Joy Gendusa, founder and chief executive officer of PostcardMania, a Clearwater direct mail firm, is increasing marketing because of the softer economy. A couple of customers cancelled orders during the election, but PostcardMania kept marketing. Gendusa's husband's title search business has maintained its marketing spending while competitors have closed.

"If you cut marketing then you go into a slow death," Gendusa says.

Jeff Caponigro, president and chief executive officer of Caponigro Public Relations in Tampa, says when other companies are pulling back marketing, this the best time to break through with a marketing message because there is not as much competition.

"Companies are finding it easier to get messages out," he says.

While some advertising agencies have struggled because of less marketing spending, ChappellRoberts in Tampa is having one of it best years and hired two new people recently. The firm is fortunate to have a mix of clients who think long-term.

"We tell clients, in down times, you can increase your share of voice," says Colleen Chappell, chief executive officer. "There is less noise."

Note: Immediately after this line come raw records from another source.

# artis-mcrt/artis

Hardware: AMD Instinct MI355X
Metric: packet-steps/sec (higher is better)
Workload: dtype f64

## Files before the change

### artis_amd/csrc/artis_engine.hip

```cpp
#include <hip/hip_runtime.h>
#include <rccl/rccl.h>

#include <dlfcn.h>

#include <cstdio>
#include <cstdlib>
#include <algorithm>
#include <chrono>
#include <cstring>
#include <string>
#include <type_traits>
#include <utility>
#include <vector>
#include <cmath>

#include "model_build.h"
#include "engine_config.h"
#include "physics.h"
#include "radfield_fit.h"
#include "ion_balance.h"
#include "spectra.h"

#include <rocprim/device/device_radix_sort.hpp>

// ... 821 lines not shown
        kind = NEXT_RPKT;
      } else {
        kind = kpkt_blackbody_case(env, type, cellindex) ? NEXT_BB : NEXT_KPKT;
      }
    }
  }
  append_by_kind(kind, (int32_t)i, cellindex, nu_cmf, L);
}

__global__ void __launch_bounds__(BLOCK) k_count_waiting(Env env, int32_t *counts, int32_t *other) {
  const int64_t i = (int64_t)blockIdx.x * BLOCK + threadIdx.x;
  if (i >= env.P.n) return;
  const PktHot &h = env.P.hot[i];
  const int type = h.type;
  const bool active = type_handled(type) && h.prop_time < env.S.ts_end;
  const bool waiting = h.pend != PEND_NONE || h.ma_level >= 0;
  if (!(waiting || active)) return;
  const int c = env.M.propcell_nonemptymgi[h.cellindex];
  if ((active && type_gamma(type) && !waiting) || c < 0)
    atomicAdd(other, 1);
  else
    atomicAdd(&counts[c], 1);
}
__global__ void __launch_bounds__(BLOCK) k_sort_hist(const int32_t *keys, int32_t n, int32_t *hist) {
  const int64_t i = (int64_t)blockIdx.x * BLOCK + threadIdx.x;
  if (i < n) atomicAdd(&hist[keys[i]], 1);
}
constexpr int SCAN_TILE = 8192;
__global__ void __launch_bounds__(1024) k_scan_tiles(int32_t *hist, int32_t nkeys, int32_t *tile_totals) {
  __shared__ int32_t part[1024];
  const int t = threadIdx.x;
  const int64_t base = (int64_t)blockIdx.x * SCAN_TILE + (int64_t)t * 8;
  int32_t v[8];
  int32_t sum = 0;
#pragma unroll
  for (int k = 0; k < 8; k++) {
    v[k] = (base + k < nkeys) ? hist[base + k] : 0;
    sum += v[k];
  }
  part[t] = sum;
  __syncthreads();
  for (int off = 1; off < 1024; off <<= 1) {
    const int32_t add = (t >= off) ? part[t - off] : 0;
    __syncthreads();
    part[t] += add;
    __syncthreads();
  }
  int32_t run = part[t] - sum;
#pragma unroll
// ... 9 lines not shown
  int32_t carry = 0;
  for (int start = 0; start < ntiles; start += 1024) {
    const int i = start + t;
    const int32_t v = (i < ntiles) ? tile_totals[i] : 0;
    part[t] = v;
    __syncthreads();
    for (int off = 1; off < 1024; off <<= 1) {
      const int32_t add = (t >= off) ? part[t - off] : 0;
      __syncthreads();
      part[t] += add;
      __syncthreads();
    }
    if (i < ntiles) tile_totals[i] = carry + part[t] - v;
    carry += part[1023];
    __syncthreads();
  }
}
__global__ void __launch_bounds__(1024) k_scan_add(int32_t *hist, int32_t nkeys, const int32_t *tile_totals) {
  const int32_t off = tile_totals[blockIdx.x];
  const int64_t base = (int64_t)blockIdx.x * SCAN_TILE + (int64_t)threadIdx.x * 8;
#pragma unroll
  for (int k = 0; k < 8; k++)
    if (base + k < nkeys) hist[base + k] += off;
}
__global__ void __launch_bounds__(BLOCK) k_sort_scatter(const int32_t *list, const int32_t *keys, int32_t n, int32_t *offsets, int32_t *out) {
  const int64_t i = (int64_t)blockIdx.x * BLOCK + threadIdx.x;
  if (i < n) out[atomicAdd(&offsets[keys[i]], 1)] = list[i];
}
constexpr int SORT_LDS_KEYS = 8192;
constexpr int SORT_LDS_GRID = 2048;
__global__ void __launch_bounds__(BLOCK) k_sort_hist_lds(const int32_t *keys, int32_t n, int32_t *hist, int32_t nkeys) {
  __shared__ int32_t h[SORT_LDS_KEYS];
  for (int k = threadIdx.x; k < nkeys; k += BLOCK) h[k] = 0;
  __syncthreads();
  const int64_t chunk = ((int64_t)n + gridDim.x - 1) / gridDim.x;
  const int64_t lo = chunk * blockIdx.x, hi = (lo + chunk < n) ? lo + chunk : n;
  for (int64_t i = lo + threadIdx.x; i < hi; i += BLOCK) atomicAdd(&h[keys[i]], 1);
  __syncthreads();
  for (int k = threadIdx.x; k < nkeys; k += BLOCK)
    if (h[k] != 0) atomicAdd(&hist[k], h[k]);
}
__global__ void __launch_bounds__(BLOCK) k_sort_scatter_lds(const int32_t *list, const int32_t *keys, int32_t n, int32_t *offsets, int32_t *out,
                                                            int32_t nkeys) {
  __shared__ int32_t h[SORT_LDS_KEYS];
  for (int k = threadIdx.x; k < nkeys; k += BLOCK) h[k] = 0;
  __syncthreads();
  const int64_t chunk = ((int64_t)n + gridDim.x - 1) / gridDim.x;
  const int64_t lo = chunk * blockIdx.x, hi = (lo + chunk < n) ? lo + chunk : n;
  for (int64_t i = lo + threadIdx.x; i < hi; i += BLOCK) atomicAdd(&h[keys[i]], 1);
  __syncthreads();
// ... 1139 lines not shown
  }
  __syncthreads();
  if (threadIdx.x < ARTIS_NSTATS && lstats[threadIdx.x] != 0) atomicAdd(&gstats[threadIdx.x], lstats[threadIdx.x]);
}
#endif
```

Direct mail results are stronger because there is less competition in the mailbox. Consumers are not getting several credit card offers each week.

But the softer economy has made companies more careful about their spending, including marketing.

"What we see is clients who are looking longer-term, looking very hard on how they spend each dollar," Chappell says. "We help insure that every dollar they spend is with the right medium with right audience."